_REQUIRED ACTION_. With the first line below as the start and the line containing "Metric: read x" as the end, copy every line between them exactly, ends included.

____________________

# ksahlin/IsoCon

Hardware: AMD Instinct MI355X
Metric: read x candidate alignments/sec (NN-graph build, 50k x 2.5kb reads) (higher is better)
Workload: dtype u64; 1 GPU; C3: 50000 synthetic CCS reads (50000 unique), ~2500 bp, 10 isoforms, seed 30001; 1-set NN graph; edges=78526, graph_digest=65944c838d76a6c9, parallelism=single GPU

## Files before the change

isocon_amd/csrc/ed_lanes.hpp:

```cpp
#pragma once
#include "band_core.hpp"
#include "common.hpp"
#include "ed_lanes_core.hpp"
#include "nn.hpp"

namespace isocon {

template <bool NN>
__global__ __launch_bounds__(256) void k_ed_lanes(DevStore S, NNParams P, const uint32_t *__restrict__ pa, const uint32_t *__restrict__ pb,
                                                   const int32_t *__restrict__ pk, uint64_t n_pairs, int32_t *__restrict__ out,
                                                   const unsigned long long *__restrict__ live = nullptr)
{
    if (live != nullptr) { const uint64_t nl = *live; n_pairs = nl < n_pairs ? nl : n_pairs; }
    const uint64_t i = (uint64_t)blockIdx.x * 256u + threadIdx.x;
    uint32_t x = 0, y = 0;
    bool valid = i < n_pairs;
    if (valid) {
        x = pa[i]; y = pb[i];
        valid = x != 0xffffffffu && y != 0xffffffffu && x < S.n && y < S.n && (!NN || x != y);
        if (!valid) { x = 0; y = 0; }
    }
    const int32_t m = S.lens[x], n = S.lens[y];
    bool upd_x = false, upd_y = false;
    int32_t k = -1;
    if (NN) {
        upd_x = valid && P.qflag[x] && P.tflag[y];
        upd_y = valid && P.qflag[y] && P.tflag[x];
        int32_t kx = -1, ky = -1;
        if (upd_x) { const int32_t b = load_relaxed_agent(P.best + x); kx = b < m ? b : m; }
        if (upd_y) { const int32_t b = load_relaxed_agent(P.best + y); ky = b < n ? b : n; }
        k = kx > ky ? kx : ky;
        if (k > 63) k = 63;
    } else if (valid) {
        k = pk[i];
        if (k > 63) k = 63;
    }
    const int32_t d = m - n, ad = d < 0 ? -d : d;
    bool run = valid && k >= 0 && ad <= k;
    int32_t r = -1;
    if (run && (m == 0 || n == 0)) { r = ad; run = false; }
    const uint64_t *planes = S.planes;
    const uint32_t nseq = S.n;
    const int32_t nchunks = (int32_t)S.nchunks;
    auto x_lo = [&](int32_t ci) -> uint64_t { return ci < nchunks ? planes[((size_t)ci * nseq + x) * 2] : 0; };
    auto x_hi = [&](int32_t ci) -> uint64_t { return ci < nchunks ? planes[((size_t)ci * nseq + x) * 2 + 1] : 0; };
    auto y_lo = [&](int32_t ci) -> uint64_t { return ci < nchunks ? planes[((size_t)ci * nseq + y) * 2] : 0; };
    auto y_hi = [&](int32_t ci) -> uint64_t { return ci < nchunks ? planes[((size_t)ci * nseq + y) * 2 + 1] : 0; };
    const int32_t rd = lane_pair_distance(x_lo, x_hi, y_lo, y_hi, m, n, k, run, [](bool b) { return __ballot(b) != 0; });
    if (run) r = rd;
    if (!NN) {
        if (i < n_pairs) out[i] = r;
        return;
    }
    bool hit_x = false, hit_y = false;
    if (r >= P.min_d) {
        if (upd_x && r <= m) hit_x = nn_take(P, x, r);
        if (upd_y && r <= n) hit_y = nn_take(P, y, r);
    }
    nn_append(P, hit_x, (int32_t)x, (int32_t)y, r);
    nn_append(P, hit_y, (int32_t)y, (int32_t)x, r);
}

}
```

isocon_amd/csrc/ed_lanes_core.hpp:

```cpp
#pragma once
#include "band_core.hpp"

namespace isocon {

ISO_HD uint32_t funnel32(uint32_t hi, uint32_t lo, int s)
{
#if defined(__HIP_DEVICE_COMPILE__)
    return __builtin_amdgcn_alignbit(hi, lo, (uint32_t)s);
#else
    return s ? (lo >> s) | (hi << (32 - s)) : lo;
#endif
}

ISO_HD uint32_t splat_bit(uint32_t w, int j)
{
#if defined(__HIP_DEVICE_COMPILE__)
    return (uint32_t)__builtin_amdgcn_sbfe((int)w, (uint32_t)j, 1u);
#else
    return 0u - ((w >> j) & 1u);
#endif
}

ISO_HD uint32_t lane_valid32(int32_t o, int32_t m)
{
    int32_t lo = -o, hi = m - o;
    if (lo < 0) lo = 0;
    if (hi > 32) hi = 32;
    if (hi <= lo) return 0u;
    const uint32_t upto_hi = hi >= 32 ? 0xffffffffu : ((1u << hi) - 1u);
    return upto_hi & ~((1u << lo) - 1u);
}

template <class XL, class XH, class YL, class YH, class Any>
ISO_HD int32_t lane_pair_distance(XL x_lo, XH x_hi, YL y_lo, YH y_hi, int32_t m, int32_t n, int32_t k, bool run, Any any)
{
    const int32_t d = m - n;
    int32_t a0 = lane_emin(d, k < 0 ? 0 : k);
    if (a0 < -63) a0 = -63;
    const int32_t nv = -a0;
    int32_t bstar = d - a0;
    if (bstar < 0) bstar = 0;
    if (bstar > 63) bstar = 63;
    BandLane<1> L;
    band_init<1>(L, nv, bstar);
    int32_t r = -1;
    int32_t o = -nv;
    uint32_t L0, L1, L2, H0, H1, H2;
    {
        const uint64_t tl = ~stream64(x_lo, o), th = ~stream64(x_hi, o);
        L0 = (uint32_t)tl; L1 = (uint32_t)(tl >> 32); H0 = (uint32_t)th; H1 = (uint32_t)(th >> 32);
        L2 = (uint32_t)~stream64(x_lo, o + 64);
        H2 = (uint32_t)~stream64(x_hi, o + 64);
    }
    for (int32_t c0 = 0;; c0 += 32) {
        if (!any(run)) break;
        const uint32_t wl = (uint32_t)stream64(y_lo, c0), wh = (uint32_t)stream64(y_hi, c0);
        const bool full = c0 + 32 <= n;
        if (o >= 0 && !any(run && !full)) {
            uint32_t zreg = 0;
#if defined(__HIP_DEVICE_COMPILE__)
#pragma unroll
#endif
            for (int jj = 0; jj < 32; ++jj) {
                const uint32_t sl = splat_bit(wl, jj), sh = splat_bit(wh, jj);
                const uint32_t nl0 = funnel32(L1, L0, jj), nl1 = funnel32(L2, L1, jj), nh0 = funnel32(H1, H0, jj), nh1 = funnel32(H2, H1, jj);
#if defined(__HIP_DEVICE_COMPILE__)
                const uint32_t e0 = __builtin_amdgcn_bitop3_b32(nl0 ^ sl, nh0, sh, 0x60);
                const uint32_t e1 = __builtin_amdgcn_bitop3_b32(nl1 ^ sl, nh1, sh, 0x60);
#else
                const uint32_t e0 = (nl0 ^ sl) & (nh0 ^ sh), e1 = (nl1 ^ sl) & (nh1 ^ sh);
#endif
                band_step_eq64z(L.VP[0], L.VN[0], zreg, ((uint64_t)e1 << 32) | e0);
            }
#if defined(__HIP_DEVICE_COMPILE__)
            L.ztop += (uint32_t)__popc(zreg);
#else
            L.ztop += (uint32_t)__builtin_popcount(zreg);
#endif
        } else {
            const uint32_t V0 = lane_valid32(o, m), V1 = lane_valid32(o + 32, m), V2 = lane_valid32(o + 64, m);
#if defined(__HIP_DEVICE_COMPILE__)
#pragma unroll 1
#endif
            for (int jj = 0; jj < 32; ++jj) {
                if (run && c0 + jj < n) {
                    uint64_t NL[1], NH[1], VM[1];
                    NL[0] = ((uint64_t)funnel32(L2, L1, jj) << 32) | funnel32(L1, L0, jj);
                    NH[0] = ((uint64_t)funnel32(H2, H1, jj) << 32) | funnel32(H1, H0, jj);
                    VM[0] = ((uint64_t)funnel32(V2, V1, jj) << 32) | funnel32(V1, V0, jj);
                    band_step<1, true>(L, NL, NH, VM, splat_bit(wl, jj), splat_bit(wh, jj));
                }
            }
        }
        if (run) {
            const bool fin = c0 + 32 >= n;
            const int32_t dv = band_diag_value<1>(L, nv, fin ? n : c0 + 32);
            if (fin) { r = dv <= k ? dv : -1; run = false; }
            else if (dv > k) run = false;
        }
        o += 32;
        L0 = L1; L1 = L2; H0 = H1; H1 = H2;
        L2 = (uint32_t)~stream64(x_lo, o + 64);
        H2 = (uint32_t)~stream64(x_hi, o + 64);
    }
    return r;
}

}
```

Measured before the change: 84.45 billion alignments/s.

## Precompute per-block match masks in LDS table for banded edit-distance columns

For each 32-column block, each lane builds a 4-entry table in shared memory holding the match masks of the x window for each of the four nucleotides. Each column then fetches the matching record through an index packed from the y bits, with a small prefetch queue, and applies two funnel shifts. This replaces the per-column splat, four funnel shifts and two bitop3 operations. In exchange it adds LDS stores and loads, LDS space and scheduling barriers, so whether it helps depends on LDS latency versus the VALU ops removed.

```diff
diff --git a/isocon_amd/csrc/ed_lanes.hpp b/isocon_amd/csrc/ed_lanes.hpp
--- a/isocon_amd/csrc/ed_lanes.hpp
+++ b/isocon_amd/csrc/ed_lanes.hpp
@@ -46,7 +46,9 @@
     auto x_hi = [&](int32_t ci) -> uint64_t { return ci < nchunks ? planes[((size_t)ci * nseq + x) * 2 + 1] : 0; };
     auto y_lo = [&](int32_t ci) -> uint64_t { return ci < nchunks ? planes[((size_t)ci * nseq + y) * 2] : 0; };
     auto y_hi = [&](int32_t ci) -> uint64_t { return ci < nchunks ? planes[((size_t)ci * nseq + y) * 2 + 1] : 0; };
-    const int32_t rd = lane_pair_distance(x_lo, x_hi, y_lo, y_hi, m, n, k, run, [](bool b) { return __ballot(b) != 0; });
+    __shared__ eq_rec_t eq_tab[4 * EQ_TABLE_RECS];
+    const EqFromTable eq(eq_tab, threadIdx.x >> 6, threadIdx.x & 63u);
+    const int32_t rd = lane_pair_distance(x_lo, x_hi, y_lo, y_hi, m, n, k, run, [](bool b) { return __ballot(b) != 0; }, eq);
     if (run) r = rd;
     if (!NN) {
         if (i < n_pairs) out[i] = r;
diff --git a/isocon_amd/csrc/ed_lanes_core.hpp b/isocon_amd/csrc/ed_lanes_core.hpp
--- a/isocon_amd/csrc/ed_lanes_core.hpp
+++ b/isocon_amd/csrc/ed_lanes_core.hpp
@@ -31,8 +31,74 @@
     return upto_hi & ~((1u << lo) - 1u);
 }
 
-template <class XL, class XH, class YL, class YH, class Any>
-ISO_HD int32_t lane_pair_distance(XL x_lo, XH x_hi, YL y_lo, YH y_hi, int32_t m, int32_t n, int32_t k, bool run, Any any)
+struct EqFromPlanes {
+    uint32_t L0, L1, L2, H0, H1, H2, wl, wh;
+    ISO_HD void block(uint32_t l0, uint32_t l1, uint32_t l2, uint32_t h0, uint32_t h1, uint32_t h2, uint32_t tl, uint32_t th)
+    {
+        L0 = l0; L1 = l1; L2 = l2; H0 = h0; H1 = h1; H2 = h2; wl = tl; wh = th;
+    }
+    ISO_HD void column(int jj, uint32_t &e0, uint32_t &e1)
+    {
+        const uint32_t sl = splat_bit(wl, jj), sh = splat_bit(wh, jj);
+        const uint32_t nl0 = funnel32(L1, L0, jj), nl1 = funnel32(L2, L1, jj), nh0 = funnel32(H1, H0, jj), nh1 = funnel32(H2, H1, jj);
+#if defined(__HIP_DEVICE_COMPILE__)
+        e0 = __builtin_amdgcn_bitop3_b32(nl0 ^ sl, nh0, sh, 0x60);
+        e1 = __builtin_amdgcn_bitop3_b32(nl1 ^ sl, nh1, sh, 0x60);
+#else
+        e0 = (nl0 ^ sl) & (nh0 ^ sh);
+        e1 = (nl1 ^ sl) & (nh1 ^ sh);
+#endif
+    }
+};
+
+typedef uint32_t eq_rec_t __attribute__((vector_size(16)));
+enum { EQ_TABLE_LANES = 64, EQ_TABLE_RECS = 4 * EQ_TABLE_LANES , EQ_TABLE_AHEAD = 4 };
+
+struct EqFromTable {
+    eq_rec_t *tab;
+    uint32_t self;
+    uint32_t E, O;
+    eq_rec_t q[EQ_TABLE_AHEAD];
+    ISO_HD EqFromTable(eq_rec_t *table, uint32_t wave, uint32_t lane) : tab(table), self(wave * EQ_TABLE_RECS | lane), E(0), O(0) {}
+    ISO_HD uint32_t index(int jj) const
+    {
+        const uint32_t t = (jj & 1) ? (O >> (jj - 1)) & 3u : (E >> jj) & 3u;
+        return self | t * EQ_TABLE_LANES;
+    }
+    ISO_HD void block(uint32_t L0, uint32_t L1, uint32_t L2, uint32_t H0, uint32_t H1, uint32_t H2, uint32_t wl, uint32_t wh)
+    {
+#if defined(__HIP_DEVICE_COMPILE__)
+#pragma unroll
+#endif
+        for (uint32_t t = 0; t < 4; ++t) {
+            const uint32_t sl = 0u - (t & 1u), sh = 0u - (t >> 1);
+            const eq_rec_t rec = {(L0 ^ sl) & (H0 ^ sh), (L1 ^ sl) & (H1 ^ sh), (L2 ^ sl) & (H2 ^ sh), 0u};
+            tab[self | t * EQ_TABLE_LANES] = rec;
+        }
+        E = (wl & 0x55555555u) | ((wh & 0x55555555u) << 1);
+        O = ((wl >> 1) & 0x55555555u) | (wh & 0xAAAAAAAAu);
+#if defined(__HIP_DEVICE_COMPILE__)
+#pragma unroll
+#endif
+        for (int jj = 0; jj < EQ_TABLE_AHEAD; ++jj) q[jj] = tab[index(jj)];
+    }
+    ISO_HD void column(int jj, uint32_t &e0, uint32_t &e1)
+    {
+#if defined(__HIP_DEVICE_COMPILE__)
+        __builtin_amdgcn_sched_barrier(0);
+#endif
+        eq_rec_t rec = q[jj % EQ_TABLE_AHEAD];
+#if defined(__HIP_DEVICE_COMPILE__)
+        asm volatile("" : "+v"(rec));
+#endif
+        if (jj + EQ_TABLE_AHEAD < 32) q[jj % EQ_TABLE_AHEAD] = tab[index(jj + EQ_TABLE_AHEAD)];
+        e0 = funnel32(rec[1], rec[0], jj);
+        e1 = funnel32(rec[2], rec[1], jj);
+    }
+};
+
+template <class XL, class XH, class YL, class YH, class Any, class Eq = EqFromPlanes>
+ISO_HD int32_t lane_pair_distance(XL x_lo, XH x_hi, YL y_lo, YH y_hi, int32_t m, int32_t n, int32_t k, bool run, Any any, Eq eq = Eq())
 {
     const int32_t d = m - n;
     int32_t a0 = lane_emin(d, k < 0 ? 0 : k);
@@ -58,18 +124,13 @@
         const bool full = c0 + 32 <= n;
         if (o >= 0 && !any(run && !full)) {
             uint32_t zreg = 0;
+            eq.block(L0, L1, L2, H0, H1, H2, wl, wh);
 #if defined(__HIP_DEVICE_COMPILE__)
 #pragma unroll
 #endif
             for (int jj = 0; jj < 32; ++jj) {
-                const uint32_t sl = splat_bit(wl, jj), sh = splat_bit(wh, jj);
-                const uint32_t nl0 = funnel32(L1, L0, jj), nl1 = funnel32(L2, L1, jj), nh0 = funnel32(H1, H0, jj), nh1 = funnel32(H2, H1, jj);
-#if defined(__HIP_DEVICE_COMPILE__)
-                const uint32_t e0 = __builtin_amdgcn_bitop3_b32(nl0 ^ sl, nh0, sh, 0x60);
-                const uint32_t e1 = __builtin_amdgcn_bitop3_b32(nl1 ^ sl, nh1, sh, 0x60);
-#else
-                const uint32_t e0 = (nl0 ^ sl) & (nh0 ^ sh), e1 = (nl1 ^ sl) & (nh1 ^ sh);
-#endif
+                uint32_t e0, e1;
+                eq.column(jj, e0, e1);
                 band_step_eq64z(L.VP[0], L.VN[0], zreg, ((uint64_t)e1 << 32) | e0);
             }
 #if defined(__HIP_DEVICE_COMPILE__)
```

Result: faster. 88.46 billion alignments/s (median of 6 runs) (+4.8%).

____________________

_TASK RESULT_.
# ksahlin/IsoCon

Hardware: AMD Instinct MI355X
Metric: read x candidate alignments/sec (NN-graph build, 50k x 2.5kb reads) (higher is better)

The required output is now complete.